To expand upon Graham's answer,
$e \cdot(g \oplus (g + b)) = e \cdot((g \cdot \neg(g + b)) + (\neg g \cdot (g + b))$ [Definition of $\oplus$]
$\quad \quad \quad \quad \quad \quad \;\;\; = e \cdot((g \cdot (\neg g \cdot \neg b)) + (\neg g \cdot (g + b)))$ [De Morgan's]
$\quad \quad \quad \quad \quad \quad \;\;\; = e \cdot (((g \cdot \neg g) \cdot b) + ((\neg g \cdot g) + (\neg g \cdot b)))$ [Associativity, distribution]
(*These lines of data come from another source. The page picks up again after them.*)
class Engine:
    def __init__(self, model):
        self.m = model
        self.d = model.d_model
        self.H = model.nhead
        self.D = self.d // self.H
        self.F = model.dim_feedforward
        self.V = model.vocab_size
        self.Vp = (self.V + 63) // 64 * 64
        self.n_enc = model.num_encoder_layers
        self.n_dec = model.num_decoder_layers
        self._bf16 = None
        self._bf16_version = None
        self._fc_pad = None
        self._wgen = 0
        self._ckv_all = None
        self._side = {}
        self._mstream = {}
        self._fp8 = None

    def act_dtype(self):
        return torch.float32 if self.m.precision == "fp32" else torch.bfloat16

    def _weights_flat(self, dt):
        flat = self.m.flat_parameters()
        if dt == torch.float32:
            return flat
        ver = self._version_key()
        if self._bf16 is None or self._bf16.numel() != flat.numel() or self._bf16_version != ver:
            if self._bf16 is None or self._bf16.numel() != flat.numel():
                self._bf16 = torch.empty(flat.numel(), dtype=torch.bfloat16, device=flat.device)
            ops.cast(flat, self._bf16)
            self._fc_pad = None
            self._bf16_version = ver
            self._wgen += 1
        return self._bf16

    def _version_key(self):
        flat = self.m.flat_parameters()
        return (flat.data_ptr(), flat._version, sum(p._version for p in self.m.parameters()))

    def mark_bf16_fresh(self):
# ... 365 lines not shown
                return
            if x is None or dy is None:
                raise RuntimeError("engine: fp8 weight gradient declined with no bf16 input")
            ops.linear_wgrad(dy, x, gw, ws=ws, max_wg=cap, **kw)
        if side is None:
            run(None, 0)
            return
        stream, ws = side
        stream.wait_stream(torch.cuda.current_stream(side[1].device))
        with torch.cuda.stream(stream):
            run(ws, _WGRAD_SIDE_CAP)
            if ops.CK_LOG is not None:
                ops.ck("S:dW", gw)
                ops.ck("S:db", kw.get("db"))
                ops.ck("S:dy", dy)
                ops.ck("S:x", x)
        for t in (dy, x):
            if t is not None:
                t.record_stream(stream)
        if q8 is not None:
            q8[0].record_stream(stream)
            q8[2].record_stream(stream)

    @staticmethod
    def _join(side):
        if side is not None:
            torch.cuda.current_stream(side[0].device).wait_stream(side[0])

    @staticmethod
    def _hook(side, hook, name):
        if side is None:
            hook(name)
            return
        with torch.cuda.stream(side[0]):
            hook(name)

    def backward(self, ctx, dlog_pad, hook=None):
        m = self.m
        dt = ctx.dt
        dev = dlog_pad.device
        B, S, T = ctx.B, ctx.S, ctx.T
        d, H, D, V = self.d, self.H, self.D, self.V
        scale = 1.0 / math.sqrt(D)
        p_tr = ctx.p_tr
        sd = lambda site: (ctx.seed * 1000003 + site) & 0xFFFFFFFF
        W = self.weights(dt)
        G = self.grad_views()
        Mt, Ms = B * T, B * S

        from .fp8 import FP8_ATTN_DGRAD, FP8_DGRAD, eligible
        f8 = ctx.f8 if FP8_DGRAD else None

        def ln_bwd(g_in, y_, mu, rs, wb, dx_, dxd_, seed_, gw, site):
            kw = dict(dx_drop=dxd_ if p_tr > 0 else None, drop_p=p_tr, seed=seed_, dgamma=gw[0],
                      dbeta=gw[1], param_stream=ps)
            if f8 is None:
                ops.layernorm_bwd(g_in, y_, mu, rs, wb[0], dx_, **kw)
                if ops.CK_LOG is not None:
                    ops.ck("M:ln_in.g", g_in)
                    ops.ck("M:ln_in.y", y_)
                    ops.ck("M:ln_in.mu", mu)
                    ops.ck("M:ln_in.rs", rs)
                return None
            si = f8.site(site)
            q = torch.empty(y_.shape, dtype=torch.uint8, device=dev)
            ops.layernorm_bwd(g_in, y_, mu, rs, wb[0], dx_, q8=q, qs=f8.qs_of(si), amax=f8.amax_of(si), **kw)
            f8.record_bwd(site)
            return (q, si) if site in f8.bwd_ready else None

        def attn_q8(shape, site, parts):
            if f8 is None or not FP8_ATTN_DGRAD:
                return None, None
            si = f8.site(site)
            buf = torch.empty(shape, dtype=torch.uint8, device=dev)
            views = [None if p is None else buf[:, p[0]:p[1]] for p in parts]
            f8.record_bwd(site)
            return (views[0], views[1], views[2], f8.qs_of(si), f8.amax_of(si)), \
                ((buf, si) if site in f8.bwd_ready else None)
# ... 50 lines not shown
                raise RuntimeError("engine: %s e4m3-gated dgrad declined its shape" % name)
            f8.record_bwd(q_site)
            return out, ((q, si) if q_site in f8.bwd_ready else None)

        def q_only_grad(xq_, name, w, site, dropped=True):
            M = ctx.B * (ctx.S if name.startswith("enc") else ctx.T)
            return (FP8_H8 and (p_tr > 0 or not dropped) and f8 is not None and f8w is not None and xq_ is not None
                    and site in f8.bwd_ready and f8.weight_t(name) is not None
                    and eligible(M, w.shape[1], w.shape[0]) and w.shape[0] % 256 == 0 and M % 64 == 0)

        def dgrad_in(y_, xq_, name, w, site):
            if p_tr == 0:
                return None
            return None if q_only_grad(xq_, name, w, site) else torch.empty_like(y_)

        ops.ck("M:dlog", dlog_pad)
        wg(dlog_pad, ctx.dec_out, G.fc_w, M=V, db=G.fc_b)
        g_out = ops.linear_dgrad(dlog_pad, W.fc_pad, K=self.Vp)
        ck = ops.ck
        ck("M:g_out", g_out)
        y_last, mo, ro = ctx.dec_last
        dy = torch.empty_like(y_last)
        ops.layernorm_bwd(g_out, y_last, mo, ro, W.dec_norm[0], dy, dgamma=G.dec_norm[0],
                          dbeta=G.dec_norm[1], param_stream=ps)
        ck("M:dy_final", dy)
        if hook:
            self._hook(side, hook, "head")
        cross8 = None
        if f8 is not None and FP8_ATTN_DGRAD and self.n_dec:
            cross8 = (f8.site("b.cross"), torch.empty(Ms, self.n_dec * 2 * d, dtype=torch.uint8, device=dev))
        kv_q_only = (cross8 is not None and FP8_H8 and f8w is not None and "b.cross" in f8.bwd_ready
                     and ctx.memq is not None and f8.weight_t("ckv") is not None
                     and eligible(Ms, d, self.n_dec * 2 * d) and (2 * d) % 256 == 0 and Ms % 64 == 0)
        dkvc_all = None if kv_q_only else torch.empty(Ms, self.n_dec * 2 * d, dtype=dt, device=dev)
        for i in reversed(range(self.n_dec)):
            L, GL = W.dec[i], G.dec[i]
            (y_in, qkv, o, lse, y1, m1, r1, x1, qc, kvc, oc, lsec, y2, m2, r2, x2, h, y3, m3,
             r3) = ctx.dec[i]
            yq_in, oq, x1q, ocq, x2q, hq = ctx.dec_q[i]
            dy3 = torch.empty_like(y3)
            dy3d = dgrad_in(y3, hq, "dec%d.l2" % i, L.l2_w, "b.dec%d.ln3" % i) if p_tr > 0 else dy3
            dy3q = ln_bwd(dy, y3, m3, r3, L.n3, dy3, dy3d, sd(_site("dec", i, 5)), GL.n3, "b.dec%d.ln3" % i)
            ck("M:dec%d.dy3" % i, dy3d)
            dh, dhq = ffn2_bwd(dy3q, dy3d, "dec%d.l2" % i, L.l2_w, GL, h, hq, "b.dec%d.dh" % i, x2q,
                               "dec%d.l1" % i)
            ck("M:dec%d.dh" % i, dh)
            wg(dh, x2, GL.l1_w, dhq, x2q, db=GL.l1_b)
            dx2, _ = dgrad(dhq, dh, "dec%d.l1" % i, L.l1_w, residual=dy3)
            ck("M:dec%d.dx2" % i, dx2)
# ... 32 lines not shown
            ck("M:dec%d.dx1" % i, dx1)
            dy1 = torch.empty_like(y1)
            dy1d = dgrad_in(y1, oq, "dec%d.sao" % i, L.sa_ow, "b.dec%d.ln1" % i) if p_tr > 0 else dy1
            dy1q = ln_bwd(dx1, y1, m1, r1, L.n1, dy1, dy1d, sd(_site("dec", i, 1)), GL.n1, "b.dec%d.ln1" % i)
            ck("M:dec%d.dy1" % i, dy1d)
            wg(dy1d, o, GL.sa_ow, dy1q, oq, db=GL.sa_ob)
            do, _ = dgrad(dy1q, dy1d, "dec%d.sao" % i, L.sa_ow)
            ck("M:dec%d.do" % i, do)
            q8s, dqkvq = attn_q8((Mt, 3 * d), "b.dec%d.dqkv" % i, [(0, d), (d, 2 * d), (2 * d, 3 * d)])
            dqkv = None if (q8s is not None and q_only_grad(yq_in, "dec%d.sa" % i, L.sa_w, "b.dec%d.dqkv" % i,
                                                            dropped=False)) else \
                torch.empty(Mt, 3 * d, dtype=dt, device=dev)
            dq_, dk_, dv_ = (None, None, None) if dqkv is None else \
                (dqkv[:, :d], dqkv[:, d:2 * d], dqkv[:, 2 * d:])
            ops.attn_bwd(qkv[:, :d], qkv[:, d:2 * d], qkv[:, 2 * d:], o, do, lse, dq_,
                         dk_, dv_, B=B, H=H, Lq=T, Lk=T, D=D,
                         kpm=ctx.tkpm, causal=True, scale=scale, drop_p=p_tr,
                         seed=sd(_site("dec", i, 0)), drop_mask=ctx.masks.get(("dec", i)), q8=q8s)
            ck("M:dec%d.dqkv" % i, dqkv)
            wg(dqkv, y_in, GL.sa_w, dqkvq, yq_in, db=GL.sa_b)
            dy, _ = dgrad(dqkvq, dqkv, "dec%d.sa" % i, L.sa_w, residual=dy1)
            ck("M:dec%d.dy" % i, dy)
            if hook:
                self._hook(side, hook, "dec%d" % i)
        d_tgt = dy
        if self.n_dec:
            if kv_q_only or (cross8 is not None and "b.cross" in f8.bwd_ready and f8.weight_t("ckv") is not None
                             and eligible(Ms, d, self.n_dec * 2 * d)):
                dmem, _ = dgrad((cross8[1], cross8[0]), dkvc_all, "ckv", W.ckv_all)
            else:
                dmem = ops.linear_dgrad(dkvc_all, W.ckv_all, out_f32=torch.empty(Ms, d, device=dev))
        else:
            dmem = torch.zeros(Ms, d, device=dev)
        ck("M:dmem", dmem)
        x_last, me, re = ctx.enc_last
        dx = torch.empty_like(x_last)
        ops.layernorm_bwd(dmem, x_last, me, re, W.enc_norm[0], dx, dgamma=G.enc_norm[0],
                          dbeta=G.enc_norm[1], param_stream=ps)
        for i in reversed(range(self.n_enc)):
            L, GL = W.enc[i], G.enc[i]
            (x_in, qkv, o, lse, y1, m1, r1, x1, h, y2, m2, r2) = ctx.enc[i]
            xq_in, oq, x1q, hq = ctx.enc_q[i]
            dy2 = torch.empty_like(y2)
            dy2d = dgrad_in(y2, hq, "enc%d.l2" % i, L.l2_w, "b.enc%d.ln2" % i) if p_tr > 0 else dy2
            dy2q = ln_bwd(dx, y2, m2, r2, L.n2, dy2, dy2d, sd(_site("enc", i, 3)), GL.n2, "b.enc%d.ln2" % i)
            ck("M:enc%d.dy2" % i, dy2d)
            dh, dhq = ffn2_bwd(dy2q, dy2d, "enc%d.l2" % i, L.l2_w, GL, h, hq, "b.enc%d.dh" % i, x1q,
                               "enc%d.l1" % i)
            ck("M:enc%d.dh" % i, dh)
            wg(dh, x1, GL.l1_w, dhq, x1q, db=GL.l1_b)
            dx1, _ = dgrad(dhq, dh, "enc%d.l1" % i, L.l1_w, residual=dy2)
            ck("M:enc%d.dx1" % i, dx1)
            dy1 = torch.empty_like(y1)
            dy1d = dgrad_in(y1, oq, "enc%d.out" % i, L.out_w, "b.enc%d.ln1" % i) if p_tr > 0 else dy1
            dy1q = ln_bwd(dx1, y1, m1, r1, L.n1, dy1, dy1d, sd(_site("enc", i, 1)), GL.n1, "b.enc%d.ln1" % i)
            ck("M:enc%d.dy1" % i, dy1d)
            wg(dy1d, o, GL.out_w, dy1q, oq, db=GL.out_b)
            do, _ = dgrad(dy1q, dy1d, "enc%d.out" % i, L.out_w)
            ck("M:enc%d.do" % i, do)
            q8s, dqkvq = attn_q8((Ms, 3 * d), "b.enc%d.dqkv" % i, [(0, d), (d, 2 * d), (2 * d, 3 * d)])
            dqkv = None if (q8s is not None and q_only_grad(xq_in, "enc%d.in" % i, L.in_w, "b.enc%d.dqkv" % i,
                                                            dropped=False)) else \
                torch.empty(Ms, 3 * d, dtype=dt, device=dev)
            dq_, dk_, dv_ = (None, None, None) if dqkv is None else \
                (dqkv[:, :d], dqkv[:, d:2 * d], dqkv[:, 2 * d:])
            ops.attn_bwd(qkv[:, :d], qkv[:, d:2 * d], qkv[:, 2 * d:], o, do, lse, dq_,
                         dk_, dv_, B=B, H=H, Lq=S, Lk=S, D=D,
                         kpm=ctx.skpm, causal=False, scale=scale, drop_p=p_tr,
                         seed=sd(_site("enc", i, 0)), drop_mask=ctx.masks.get(("enc", i)), q8=q8s)
            ck("M:enc%d.dqkv" % i, dqkv)
            wg(dqkv, x_in, GL.in_w, dqkvq, xq_in, db=GL.in_b)
            dx, _ = dgrad(dqkvq, dqkv, "enc%d.in" % i, L.in_w, residual=dy1)
            ck("M:enc%d.dx" % i, dx)
            if hook:
                self._hook(side, hook, "enc%d" % i)
        ops.embed_bwd(G.emb, math.sqrt(d), [(ctx.src_ids, dx, ctx.p_pos, sd(_SITE["pe_src"])),
                                            (ctx.tgt_ids, d_tgt, ctx.p_pos, sd(_SITE["pe_tgt"]))])
        self._join(side)
        if hook:
            hook("embedding")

$\quad \quad \quad \quad \quad \quad \;\;\; = e \cdot (((\bot) \cdot b) + ((\bot) + (-g \cdot b)))$ [Complementation]
$\quad \quad \quad \quad \quad \quad \;\;\; = e \cdot ((\bot) + (\neg g \cdot b))$ [Identity - conjunction, identity - disjunction]
$\quad \quad \quad \quad \quad \quad \;\;\; = e \cdot (\neg g \cdot b)$ [Identity - disjunction]
This link on the laws of propositional logic lays out all of the equivalences and rules allowed in the system :) Hopefully this is useful!